§ Assignment
In the listing that follows, how many lines have the word "numel" in them? Give only the number.
=== Data under study ===
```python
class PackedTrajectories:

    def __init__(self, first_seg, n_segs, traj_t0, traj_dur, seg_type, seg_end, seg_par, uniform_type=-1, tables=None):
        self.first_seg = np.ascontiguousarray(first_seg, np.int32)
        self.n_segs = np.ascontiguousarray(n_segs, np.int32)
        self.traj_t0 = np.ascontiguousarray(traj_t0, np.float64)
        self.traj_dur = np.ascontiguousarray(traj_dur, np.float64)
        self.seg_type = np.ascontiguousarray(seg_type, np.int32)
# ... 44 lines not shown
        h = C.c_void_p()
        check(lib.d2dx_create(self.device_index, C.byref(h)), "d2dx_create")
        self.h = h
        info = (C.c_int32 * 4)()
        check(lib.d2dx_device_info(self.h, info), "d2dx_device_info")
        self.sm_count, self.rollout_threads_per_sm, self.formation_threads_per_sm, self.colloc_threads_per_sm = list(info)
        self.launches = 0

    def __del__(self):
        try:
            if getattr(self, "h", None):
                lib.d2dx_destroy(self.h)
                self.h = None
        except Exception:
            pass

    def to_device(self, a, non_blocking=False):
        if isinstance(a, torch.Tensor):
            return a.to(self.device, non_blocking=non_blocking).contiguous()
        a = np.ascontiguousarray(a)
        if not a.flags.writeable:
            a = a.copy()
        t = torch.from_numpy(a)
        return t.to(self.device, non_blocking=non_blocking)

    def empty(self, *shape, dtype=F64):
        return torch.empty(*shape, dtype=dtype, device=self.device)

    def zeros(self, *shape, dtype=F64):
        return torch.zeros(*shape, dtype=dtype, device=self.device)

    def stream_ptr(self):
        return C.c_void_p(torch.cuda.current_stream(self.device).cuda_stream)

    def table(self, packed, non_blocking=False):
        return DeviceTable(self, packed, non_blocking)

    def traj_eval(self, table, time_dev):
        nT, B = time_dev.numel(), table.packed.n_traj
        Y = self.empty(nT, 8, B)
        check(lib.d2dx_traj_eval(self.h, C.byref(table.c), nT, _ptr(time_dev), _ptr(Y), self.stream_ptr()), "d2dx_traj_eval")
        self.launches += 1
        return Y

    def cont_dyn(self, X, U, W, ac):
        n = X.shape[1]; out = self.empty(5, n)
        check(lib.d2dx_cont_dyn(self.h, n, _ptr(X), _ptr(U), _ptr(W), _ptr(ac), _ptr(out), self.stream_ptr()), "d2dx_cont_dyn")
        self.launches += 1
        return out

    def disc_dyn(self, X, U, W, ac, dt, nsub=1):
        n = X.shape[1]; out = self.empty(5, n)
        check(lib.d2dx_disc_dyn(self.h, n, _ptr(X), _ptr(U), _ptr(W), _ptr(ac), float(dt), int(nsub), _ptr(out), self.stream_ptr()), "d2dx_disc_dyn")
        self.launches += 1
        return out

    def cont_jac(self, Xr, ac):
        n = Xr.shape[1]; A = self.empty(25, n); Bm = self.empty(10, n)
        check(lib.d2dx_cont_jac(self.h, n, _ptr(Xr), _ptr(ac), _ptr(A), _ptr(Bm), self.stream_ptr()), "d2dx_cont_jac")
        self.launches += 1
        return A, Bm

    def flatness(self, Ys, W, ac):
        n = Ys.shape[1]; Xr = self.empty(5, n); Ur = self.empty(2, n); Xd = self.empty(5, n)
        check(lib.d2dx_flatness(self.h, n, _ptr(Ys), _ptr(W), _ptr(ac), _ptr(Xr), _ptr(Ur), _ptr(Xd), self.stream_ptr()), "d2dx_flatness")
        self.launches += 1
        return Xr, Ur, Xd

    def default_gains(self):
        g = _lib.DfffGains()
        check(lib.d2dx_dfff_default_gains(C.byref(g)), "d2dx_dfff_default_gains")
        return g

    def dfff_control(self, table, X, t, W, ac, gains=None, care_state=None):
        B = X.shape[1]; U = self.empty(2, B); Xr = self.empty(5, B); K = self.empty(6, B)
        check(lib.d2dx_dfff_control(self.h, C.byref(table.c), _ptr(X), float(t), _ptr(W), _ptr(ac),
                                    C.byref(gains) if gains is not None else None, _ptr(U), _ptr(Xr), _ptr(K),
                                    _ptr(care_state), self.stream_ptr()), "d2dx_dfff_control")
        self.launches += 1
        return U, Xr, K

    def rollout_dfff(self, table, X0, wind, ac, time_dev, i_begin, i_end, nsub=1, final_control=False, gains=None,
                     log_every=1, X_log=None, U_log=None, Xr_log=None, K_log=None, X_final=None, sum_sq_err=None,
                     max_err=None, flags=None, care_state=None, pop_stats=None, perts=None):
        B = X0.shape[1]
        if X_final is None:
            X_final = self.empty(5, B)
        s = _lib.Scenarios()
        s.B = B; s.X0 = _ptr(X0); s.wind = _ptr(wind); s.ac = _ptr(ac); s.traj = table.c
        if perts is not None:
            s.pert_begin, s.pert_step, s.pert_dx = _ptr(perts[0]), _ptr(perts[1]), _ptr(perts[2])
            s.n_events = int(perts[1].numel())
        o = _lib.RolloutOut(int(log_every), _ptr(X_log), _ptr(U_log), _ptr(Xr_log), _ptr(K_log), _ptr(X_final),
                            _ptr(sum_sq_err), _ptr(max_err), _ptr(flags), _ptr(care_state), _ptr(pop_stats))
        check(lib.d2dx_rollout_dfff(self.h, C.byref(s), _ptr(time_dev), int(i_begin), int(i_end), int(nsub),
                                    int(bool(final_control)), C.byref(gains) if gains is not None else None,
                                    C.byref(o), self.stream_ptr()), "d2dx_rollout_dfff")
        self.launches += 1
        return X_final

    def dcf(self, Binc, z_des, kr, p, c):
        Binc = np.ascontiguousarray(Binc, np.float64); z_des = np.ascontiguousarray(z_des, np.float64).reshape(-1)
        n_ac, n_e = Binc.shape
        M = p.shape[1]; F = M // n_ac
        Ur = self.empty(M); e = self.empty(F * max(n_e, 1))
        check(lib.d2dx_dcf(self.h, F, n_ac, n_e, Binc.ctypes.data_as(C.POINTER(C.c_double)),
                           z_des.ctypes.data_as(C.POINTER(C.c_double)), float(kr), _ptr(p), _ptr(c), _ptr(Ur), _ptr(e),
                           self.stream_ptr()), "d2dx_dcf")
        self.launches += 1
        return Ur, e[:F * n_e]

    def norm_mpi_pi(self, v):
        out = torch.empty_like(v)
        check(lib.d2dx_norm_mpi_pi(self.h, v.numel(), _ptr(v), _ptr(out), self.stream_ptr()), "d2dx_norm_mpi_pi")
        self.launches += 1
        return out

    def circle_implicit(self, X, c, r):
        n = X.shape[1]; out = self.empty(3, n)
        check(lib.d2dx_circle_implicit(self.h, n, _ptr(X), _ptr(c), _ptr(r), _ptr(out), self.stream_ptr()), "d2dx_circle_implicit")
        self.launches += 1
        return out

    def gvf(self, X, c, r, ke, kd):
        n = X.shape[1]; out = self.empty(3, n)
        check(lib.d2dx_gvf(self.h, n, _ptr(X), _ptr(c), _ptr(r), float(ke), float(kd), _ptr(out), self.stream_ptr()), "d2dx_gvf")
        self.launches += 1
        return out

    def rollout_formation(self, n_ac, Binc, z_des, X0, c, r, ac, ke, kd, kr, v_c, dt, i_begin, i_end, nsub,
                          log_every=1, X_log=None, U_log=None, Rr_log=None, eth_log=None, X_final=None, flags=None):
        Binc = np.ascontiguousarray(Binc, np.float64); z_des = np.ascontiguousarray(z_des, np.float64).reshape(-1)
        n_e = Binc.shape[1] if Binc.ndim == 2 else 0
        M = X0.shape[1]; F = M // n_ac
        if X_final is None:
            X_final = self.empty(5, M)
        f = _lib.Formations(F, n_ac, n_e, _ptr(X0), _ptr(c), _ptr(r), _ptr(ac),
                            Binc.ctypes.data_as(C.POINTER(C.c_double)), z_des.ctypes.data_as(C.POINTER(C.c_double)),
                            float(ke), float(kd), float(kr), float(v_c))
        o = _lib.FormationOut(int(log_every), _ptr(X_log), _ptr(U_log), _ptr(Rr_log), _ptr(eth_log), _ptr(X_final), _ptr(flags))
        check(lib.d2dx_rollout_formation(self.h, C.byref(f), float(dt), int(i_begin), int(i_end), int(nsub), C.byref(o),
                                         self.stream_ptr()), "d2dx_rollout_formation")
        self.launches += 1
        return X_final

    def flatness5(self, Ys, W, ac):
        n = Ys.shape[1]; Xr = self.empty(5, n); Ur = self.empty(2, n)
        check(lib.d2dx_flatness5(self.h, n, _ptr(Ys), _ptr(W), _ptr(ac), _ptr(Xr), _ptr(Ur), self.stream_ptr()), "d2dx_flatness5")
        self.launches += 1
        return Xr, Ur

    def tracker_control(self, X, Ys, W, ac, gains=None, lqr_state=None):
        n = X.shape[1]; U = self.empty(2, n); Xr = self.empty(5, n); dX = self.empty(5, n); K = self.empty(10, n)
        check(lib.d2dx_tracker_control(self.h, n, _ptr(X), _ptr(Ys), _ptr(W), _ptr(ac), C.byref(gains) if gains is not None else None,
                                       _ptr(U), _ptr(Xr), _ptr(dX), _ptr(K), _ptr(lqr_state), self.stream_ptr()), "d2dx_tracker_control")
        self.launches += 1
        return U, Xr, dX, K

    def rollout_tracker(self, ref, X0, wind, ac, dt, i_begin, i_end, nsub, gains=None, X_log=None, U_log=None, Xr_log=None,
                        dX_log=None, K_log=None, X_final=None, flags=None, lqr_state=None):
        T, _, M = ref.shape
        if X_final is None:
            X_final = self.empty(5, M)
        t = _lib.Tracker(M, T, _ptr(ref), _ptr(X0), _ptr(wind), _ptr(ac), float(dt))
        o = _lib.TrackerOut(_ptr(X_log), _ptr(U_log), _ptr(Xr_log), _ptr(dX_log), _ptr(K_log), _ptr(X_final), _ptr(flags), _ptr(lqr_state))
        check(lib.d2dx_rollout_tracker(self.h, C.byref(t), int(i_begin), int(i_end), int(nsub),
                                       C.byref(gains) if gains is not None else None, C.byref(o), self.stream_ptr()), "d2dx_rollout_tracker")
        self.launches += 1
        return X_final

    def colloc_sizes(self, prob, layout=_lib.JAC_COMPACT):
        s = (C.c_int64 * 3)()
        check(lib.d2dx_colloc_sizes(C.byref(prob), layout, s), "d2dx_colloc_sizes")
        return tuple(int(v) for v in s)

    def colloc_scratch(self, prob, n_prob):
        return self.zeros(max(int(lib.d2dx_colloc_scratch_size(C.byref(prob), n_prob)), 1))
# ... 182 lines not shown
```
===
=== Data under study ===
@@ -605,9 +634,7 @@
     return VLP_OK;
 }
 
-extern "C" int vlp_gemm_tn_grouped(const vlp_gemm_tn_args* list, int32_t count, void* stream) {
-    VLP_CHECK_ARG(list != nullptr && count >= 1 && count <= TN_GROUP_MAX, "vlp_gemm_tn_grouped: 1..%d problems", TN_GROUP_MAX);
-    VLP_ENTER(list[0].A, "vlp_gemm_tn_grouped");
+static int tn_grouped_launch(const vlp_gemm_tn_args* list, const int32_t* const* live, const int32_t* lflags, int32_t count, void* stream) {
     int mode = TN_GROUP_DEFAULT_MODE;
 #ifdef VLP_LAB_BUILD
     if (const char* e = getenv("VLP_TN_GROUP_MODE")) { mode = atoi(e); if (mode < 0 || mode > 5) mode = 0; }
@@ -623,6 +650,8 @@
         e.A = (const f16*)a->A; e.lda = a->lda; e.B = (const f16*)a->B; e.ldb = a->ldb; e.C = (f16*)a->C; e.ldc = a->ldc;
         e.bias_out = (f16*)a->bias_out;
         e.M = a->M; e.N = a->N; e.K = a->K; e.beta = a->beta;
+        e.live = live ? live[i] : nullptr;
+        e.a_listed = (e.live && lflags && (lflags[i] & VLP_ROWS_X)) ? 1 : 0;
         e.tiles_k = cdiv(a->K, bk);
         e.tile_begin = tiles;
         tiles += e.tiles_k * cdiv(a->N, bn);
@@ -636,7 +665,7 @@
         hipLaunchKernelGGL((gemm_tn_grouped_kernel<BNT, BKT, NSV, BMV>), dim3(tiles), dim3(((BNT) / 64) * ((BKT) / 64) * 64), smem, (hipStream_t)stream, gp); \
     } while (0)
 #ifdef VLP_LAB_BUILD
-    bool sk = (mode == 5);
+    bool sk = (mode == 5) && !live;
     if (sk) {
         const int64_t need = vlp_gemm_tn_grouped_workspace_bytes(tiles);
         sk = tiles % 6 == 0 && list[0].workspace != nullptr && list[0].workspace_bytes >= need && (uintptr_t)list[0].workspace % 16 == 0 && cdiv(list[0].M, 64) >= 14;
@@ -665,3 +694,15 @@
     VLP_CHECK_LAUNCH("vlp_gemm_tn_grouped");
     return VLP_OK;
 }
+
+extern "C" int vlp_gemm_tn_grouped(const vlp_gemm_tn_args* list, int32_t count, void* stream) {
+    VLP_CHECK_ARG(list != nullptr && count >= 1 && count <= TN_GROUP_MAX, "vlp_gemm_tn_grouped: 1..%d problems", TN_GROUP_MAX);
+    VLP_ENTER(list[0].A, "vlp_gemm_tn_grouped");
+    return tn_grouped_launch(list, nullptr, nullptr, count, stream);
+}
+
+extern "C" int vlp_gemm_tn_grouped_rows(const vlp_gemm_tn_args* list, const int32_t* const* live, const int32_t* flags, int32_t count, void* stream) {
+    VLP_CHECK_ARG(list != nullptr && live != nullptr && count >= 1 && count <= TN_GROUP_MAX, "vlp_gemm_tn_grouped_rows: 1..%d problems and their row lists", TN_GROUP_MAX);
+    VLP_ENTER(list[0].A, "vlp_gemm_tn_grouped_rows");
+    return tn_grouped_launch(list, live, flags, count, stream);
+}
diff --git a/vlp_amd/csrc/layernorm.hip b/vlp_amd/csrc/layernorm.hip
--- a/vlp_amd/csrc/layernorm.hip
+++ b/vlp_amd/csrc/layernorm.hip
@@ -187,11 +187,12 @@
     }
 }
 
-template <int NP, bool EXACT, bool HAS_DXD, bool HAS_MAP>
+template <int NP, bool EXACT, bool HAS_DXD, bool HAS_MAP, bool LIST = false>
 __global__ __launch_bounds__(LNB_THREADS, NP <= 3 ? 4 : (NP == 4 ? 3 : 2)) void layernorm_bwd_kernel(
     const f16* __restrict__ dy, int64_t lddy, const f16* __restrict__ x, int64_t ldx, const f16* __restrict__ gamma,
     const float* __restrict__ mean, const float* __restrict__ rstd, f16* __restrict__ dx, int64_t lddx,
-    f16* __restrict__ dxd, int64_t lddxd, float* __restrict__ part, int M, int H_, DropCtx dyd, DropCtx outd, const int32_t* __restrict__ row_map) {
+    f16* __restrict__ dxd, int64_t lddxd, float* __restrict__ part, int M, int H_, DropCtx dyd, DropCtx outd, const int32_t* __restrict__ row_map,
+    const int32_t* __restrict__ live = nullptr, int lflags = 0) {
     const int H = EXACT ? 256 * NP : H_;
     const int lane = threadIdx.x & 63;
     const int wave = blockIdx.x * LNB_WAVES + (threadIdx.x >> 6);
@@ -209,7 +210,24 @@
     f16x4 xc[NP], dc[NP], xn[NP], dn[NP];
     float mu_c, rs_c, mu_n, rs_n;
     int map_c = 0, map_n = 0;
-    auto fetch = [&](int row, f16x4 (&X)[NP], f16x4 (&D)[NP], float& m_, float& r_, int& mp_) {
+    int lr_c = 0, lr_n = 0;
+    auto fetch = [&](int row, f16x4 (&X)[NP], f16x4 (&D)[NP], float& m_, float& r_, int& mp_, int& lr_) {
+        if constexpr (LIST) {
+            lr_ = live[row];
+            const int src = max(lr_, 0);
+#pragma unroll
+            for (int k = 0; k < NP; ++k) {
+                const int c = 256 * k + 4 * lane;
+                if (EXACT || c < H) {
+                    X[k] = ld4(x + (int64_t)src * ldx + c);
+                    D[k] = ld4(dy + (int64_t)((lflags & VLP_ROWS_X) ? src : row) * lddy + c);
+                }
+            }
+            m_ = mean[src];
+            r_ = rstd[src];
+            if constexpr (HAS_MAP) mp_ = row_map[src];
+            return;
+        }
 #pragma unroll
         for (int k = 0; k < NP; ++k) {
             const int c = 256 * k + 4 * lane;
===
§ Written solution
3